11-12-2013 13:50 PM | Animal Health, Cattle, News

FUW welcomes ASA ruling against RSPCA

The Farmers’ Union of Wales has welcomed the Advertising Standards Authority’s (ASA) decision to uphold a complaint by the union about an RSPCA advertisement opposing badger culling and has called for the Charity Commission to take a similarly robust approach to the organisation.

An RSPCA press and poster advertisement had featured a syringe and a bullet alongside the headline “VACCINATE OR EXTERMINATE? The UK government wants to shoot England’s badgers. We want to vaccinate them - and save their lives”.

The FUW and Welsh politicians Simon Hart MP and Antoinette Sandbach AM had complained about the advertisements to the ASA, along with 116 members of the public.

The ASA ruled that consumers were likely to interpret the claim, along with the text "The UK government wants to shoot England's badgers", to mean that all badgers would be eradicated in the cull areas, and that claim therefore breached advertising rules.

FUW TB spokesman and vice president Brian Walters said the RSPCA had a track record of making misleading and threatening claims regarding badger culling and had also been censured by the ASA in 2006 following a complaint by the FUW over its “Back off Badgers” campaign.

“In 2012, the RSPCA’s chief executive Gavin Grant described the charity as ‘the oldest law enforcement agency still in existence in this country’ and threatened to campaign to ‘stop consumers drinking milk’ if supermarkets were unable to differentiate between ‘badger friendly milk’ and milk from English badger cull areas,” said Mr Walters.

“Similar, more ominous threats were made during a 2012 BBC Panorama documentary on the English badger cull during which Mr Grant said that ‘The spotlight of attention will be turned on those marksmen and on those who give permission for this cull to take place.

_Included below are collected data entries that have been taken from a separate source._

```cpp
int wf_ensure_overflow(crt_ctx *c)
{
    if (c->num_cu == 0) {
// ... 13 lines not shown
    CRT_ENSURE(c, c->w_recB, list_elems);
    CRT_ENSURE(c, c->w_recC, list_elems);
    CRT_ENSURE(c, c->w_ray_o, P);
    CRT_ENSURE(c, c->w_ray_d, P);
    CRT_ENSURE(c, c->w_sh_d, P);
    CRT_ENSURE(c, c->w_beta, P);
    CRT_ENSURE(c, c->w_radiance, P);
    CRT_ENSURE(c, c->w_nee, P);
    CRT_ENSURE(c, c->w_rng, P);
    CRT_ENSURE(c, c->w_misc, P);
    CRT_ENSURE(c, c->w_hit, P);
    CRT_ENSURE(c, c->w_vis, P);
    for (uint32_t b = 0; b < ring; b++)
        CRT_ENSURE(c, c->w_staging[b], staging_elems);
    CRT_ENSURE(c, c->w_tea, (size_t)c->tw * c->th);
    if (!c->wf_host_ready) {
        if (!c->w_wq.p) {
            HIPCHK(c, c->w_wq.alloc(kWfRing));
            HIPCHK(c, hipMemset(c->w_wq.p, 0, kWfRing * sizeof(WfWorkQ)));
        }
        if (!c->ev_fork) HIPCHK(c, c->ev_fork.create(hipEventDisableTiming));
        if (!c->pub_stream) HIPCHK(c, c->pub_stream.create(hipStreamNonBlocking));
        for (int f = 0; f < crt_ctx::kFinishStreams; f++) {
            if (!c->fin_stream[f]) {
                int least = 0, greatest = 0;
                HIPCHK(c, hipDeviceGetStreamPriorityRange(&least, &greatest));
                HIPCHK(c, c->fin_stream[f].create(hipStreamNonBlocking, least));
            }
            if (!c->ev_fin[f]) HIPCHK(c, c->ev_fin[f].create(hipEventDisableTiming));
        }
// ... 574 lines not shown
            W.ctl = c->w_ctl[p].p; W.wq = c->w_wq.p;
            W.slot_base = side_slots + g.Pp * (uint32_t)p; W.reset_wq = (p == 0) ? 1u : 0u;
            W.P = g.Pp; W.x0 = c->x0; W.y0 = c->y0; W.tw = c->tw; W.th = c->th;
            W.band = c->band; W.stride = c->stride; W.phase = c->phase;
            W.tiles_x = g.tiles_x; W.tiles_y = g.tiles_y; W.npix_padded = g.npix_padded;
            W.list_cap = g.list_cap;
            W.seg[0] = WfSeg{work_total, work_per_shard, first_sample};
            W.seg_n = 1;
            W.n_samples = n;
            W.accum = accum_ptr(c); W.rgba = rgba_ptr(c);
            W.tea = c->w_tea.p;
            W.count = c->counting ? 1u : 0u;
            W.overflow_lanes = (uint32_t)c->num_cu * wf_waves(o) * 64u;
            W.stack_overflow = c->w_overflow.p + (size_t)p * W.overflow_lanes * wf_overflow_levels(c);
            W.trace_form = (uint32_t)c->wf_trace_form;
            if (!c->pipe_stream[p]) {
                int least = 0, greatest = 0;
                HIPCHK(c, hipDeviceGetStreamPriorityRange(&least, &greatest));
                HIPCHK(c, c->pipe_stream[p].create(hipStreamNonBlocking, greatest));
            }
            r.stream[p] = c->pipe_stream[p];
            r.pipes[p].blocks_now = r.trace_blocks;
        }
        for (int p = 0; p < r.K; p++) r.rate_its += r.pipes[p].it_confirmed;
        HIPCHK(c, wf_launch_init(r.W[0], c->stream));
        HIPCHK(c, wf_launch_tea(r.W[0], c->w_tea.p, c->stream));
        HIPCHK(c, hipEventRecord(c->ev_fork, c->stream));
        for (int p = 0; p < r.K; p++) {
            HIPCHK(c, hipStreamWaitEvent(r.stream[p], c->ev_fork, 0));
            if (p > 0) HIPCHK(c, wf_launch_init(r.W[p], r.stream[p]));
        }
        HIPCHK(c, hipStreamWaitEvent(c->pub_stream, c->ev_fork, 0));
        r.live = true;
    } else {
        CRT_TRY(wf_pump(c, true));
        WfBatch nb;
        nb.n = n; nb.last_sample = last_sample; nb.id = (r.open.back().id + 1u) % r.ring; nb.as_commit = as ? as->commit : 0u;
        const uint32_t id = nb.id;
        r.seg_total[id] = work_total; r.seg_wps[id] = work_per_shard;
        r.queue_left[id] = r.work_left = true;
        r.consumed[id] = 0;
// ... 49 lines not shown
```

computeraytracer_amd/renderer.py:

```python
from __future__ import annotations

import ctypes as C

import numpy as np

from . import _lib
from ._lib import ACCEL_BVH2, ACCEL_LBVH, ACCEL_NONE, ACCEL_PLOC, CNT, CrtError, NCOUNTERS
from .scene import PackedScene

_ACCEL = {"none": ACCEL_NONE, "brute": ACCEL_NONE, "bvh2": ACCEL_BVH2, "bvh": ACCEL_BVH2, "lbvh": ACCEL_LBVH, ACCEL_LBVH: ACCEL_LBVH,
          "ploc": ACCEL_PLOC, ACCEL_PLOC: ACCEL_PLOC, ACCEL_NONE: ACCEL_NONE, ACCEL_BVH2: ACCEL_BVH2}


class Renderer:
    def __init__(self, device: int = 0):
        self._lib = _lib.load()
        h = C.c_void_p()
        rc = self._lib.crt_create(C.byref(h), int(device))
        if rc != 0:
            raise CrtError(rc, (self._lib.crt_last_error(None) or b"").decode())
        self._h = h
        self.device = int(device)
        self.scene: PackedScene | None = None

# ... 429 lines not shown
        for what, (name, dtype, cols) in enumerate(self.ACCEL_PARTS, 1):
            a = part(what, dtype)
            out[name] = a.reshape(-1, cols) if cols > 1 else a
        return out

    def debug_probes(self) -> list:
        out = np.zeros(8, np.uint64)
        self._chk(self._lib.crt_debug_probes(self._h, out.ctypes.data))
        return [int(v) for v in out]

    def gen_culled(self) -> int:
        n = C.c_uint64()
        self._chk(self._lib.crt_debug_gen_culled(self._h, C.byref(n)))
        return int(n.value)

    def debug_math(self, fn: int, a, b=None) -> np.ndarray:
        a = np.ascontiguousarray(a, np.float32)
        b = np.ascontiguousarray(b if b is not None else np.zeros_like(a), np.float32)
        out = np.empty_like(a)
        self._chk(self._lib.crt_debug_math(self._h, int(fn), a.ctypes.data, b.ctypes.data, out.ctypes.data, a.size))
        return out
```

include/crt.h:

```cpp
#ifndef CRT_H
#define CRT_H

#include <stddef.h>
#include <stdint.h>

#ifdef __cplusplus
extern "C" {
#endif

#define CRT_ABI_VERSION 2

enum {
    CRT_OK = 0,
    CRT_EINVAL = -1,
    CRT_EDEVICE = -2,
    CRT_ESTATE = -3,
    CRT_ENOMEM = -4
};

enum {
    CRT_ACCEL_NONE = 0,
    CRT_ACCEL_BVH2 = 1,
    CRT_ACCEL_LBVH = 2,
    CRT_ACCEL_PLOC = 3
// ... 157 lines not shown
int crt_set_option(crt_ctx *ctx, const char *name, int64_t value);

int crt_accel_stats(crt_ctx *ctx, uint64_t out[8]);

int crt_debug_intersect(crt_ctx *ctx, const float *rays, size_t n, float *out);
int crt_debug_trace_rays(crt_ctx *ctx, const float *rays, size_t n, uint32_t *out, uint64_t report[8]);
int crt_debug_math(crt_ctx *ctx, int fn, const float *a, const float *b, float *out, size_t n);
enum {
    CRT_ACCEL_PART_HEADER = 0, CRT_ACCEL_PART_NODES2 = 1, CRT_ACCEL_PART_NODES4 = 2, CRT_ACCEL_PART_NODES4Q = 3,
    CRT_ACCEL_PART_NODES8Q = 4, CRT_ACCEL_PART_PRIM = 5, CRT_ACCEL_PART_PRIMD = 6, CRT_ACCEL_PART_SLOT_OF_INDEX = 7
};
#define CRT_ACCEL_HEADER_N 32
int crt_debug_read_accel(crt_ctx *ctx, int what, void *out, size_t capacity, size_t *bytes);
int crt_debug_probes(crt_ctx *ctx, uint64_t out[8]);
int crt_debug_gen_culled(crt_ctx *ctx, uint64_t *out);

#ifdef __cplusplus
}
#endif
#endif
```

Before: 7731 Mrays/s.

## Classify 8x8 tiles against the root node with interval arithmetic to cull primary rays

Adds a setup kernel that runs once per trace and uses conservative interval arithmetic over each pixel's jittered camera-ray directions to classify every 8x8 tile against the quantised 4-wide root node. Tiles whose rays all miss the root skip ray generation and get zero written to staging, when the spectral tables show that culled rays contribute nothing. Tiles whose rays all enter the root skip the per-ray root test. The goal is to cut work in the generation stage. The cost is an extra kernel launch and memset per trace call, plus a global word load per tile in gen. In a closed Cornell-style scene most tiles will be Enter or Maybe, so any gain is limited to the generation stage.

New measurement: 7845 Mrays/s (median of 6 runs). 1.5% higher.

```diff
diff --git a/computeraytracer_amd/_lib.py b/computeraytracer_amd/_lib.py
--- a/computeraytracer_amd/_lib.py
+++ b/computeraytracer_amd/_lib.py
@@ -64,6 +64,9 @@
     "crt_debug_read_accel": (C.c_int, [_P, C.c_int, _P, C.c_size_t, _P]),
     "crt_debug_probes": (C.c_int, [_P, _P]),
     "crt_debug_gen_culled": (C.c_int, [_P, _P]),
+    "crt_debug_tile_classes": (C.c_int, [_P, _P, C.c_size_t]),
+    "crt_debug_tile_classes_host": (C.c_int, [_P, _P, C.c_size_t]),
+    "crt_debug_tile_class_setups": (C.c_int, [_P, _P]),
     "crt_debug_math": (C.c_int, [_P, C.c_int, _P, _P, _P, C.c_size_t]),
     "crt_set_camera": (C.c_int, [_P, _P]),
     "crt_update_primitives": (C.c_int, [_P, C.c_uint32, C.c_uint32, _P]),
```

They will be named and we will decide as citizens of this country whether they will be shamed.’

“All these factors show a very worrying lurch towards extremism which has occurred over the past two decades, and has undermined some of the core work of what used to be a highly respected charity.”

Over the past decade, the FUW has submitted numerous complaints to the Attorney General, Charity Commission and ASA regarding the RSPCA’s use of extreme and misleading rhetoric, warning that failure to take action would merely increase the organisation’s tendency towards militant action.

“Such complaints have resulted in decisive action being taken by the ASA, but we believe that the Charity Commission has been less than forceful and its failure to act decisively against the RSPCA has brought all charitable organisations into disrepute.”

Mr Walters called for decisive action to be taken by the Charity Commission in relation to the RSPCA’s lobbying actions, which he described as “aggressive and threatening”.

Earlier this month, the National Audit Office concluded that the Charity Commission was failing to investigate abuses properly, wasting taxpayers' money and putting the good name of the charity sector as a whole at risk. Public Accounts Committee chairman Margaret Hodge claimed the commission had "tough questions to answer".

Mr Walters added: “Revelations earlier this year that the RSPCA has access to certain police records have simply added to what were already extreme concerns.

“It is high time that robust action is taken to return this organisation to the straight and narrow of doing what an animal welfare charity should be doing.”


12-12-2013 10:24 AM | Posted by Clued-Up
The RSPCA and mass public opinion share the same views on the badger cull - they're against it. Many of us feel ASA made the wrong decision.

I've been watching parliamentary TV's coverage of yesterday's badger cull debate. MPs are obviously as peeved and shocked as the rest of us by DEFRA ministers' behaviour.

Owen Paterson didn't turn up (surprise, surprise), leaving his hapless junior (George Eustice) to field questions. He looked rather forlorn and uncomfortable. He didn't try to answer any of the questions he was asked.

About three-quarters of the MPs who spoke felt the cull had been an unmitigated disaster and wanted it stopped. Two of the MPs present at the debate said they could no longer support the cull. Many MPs wanted the project totally reappraised and for the badger cull issue to come back for a full parliamentary debate.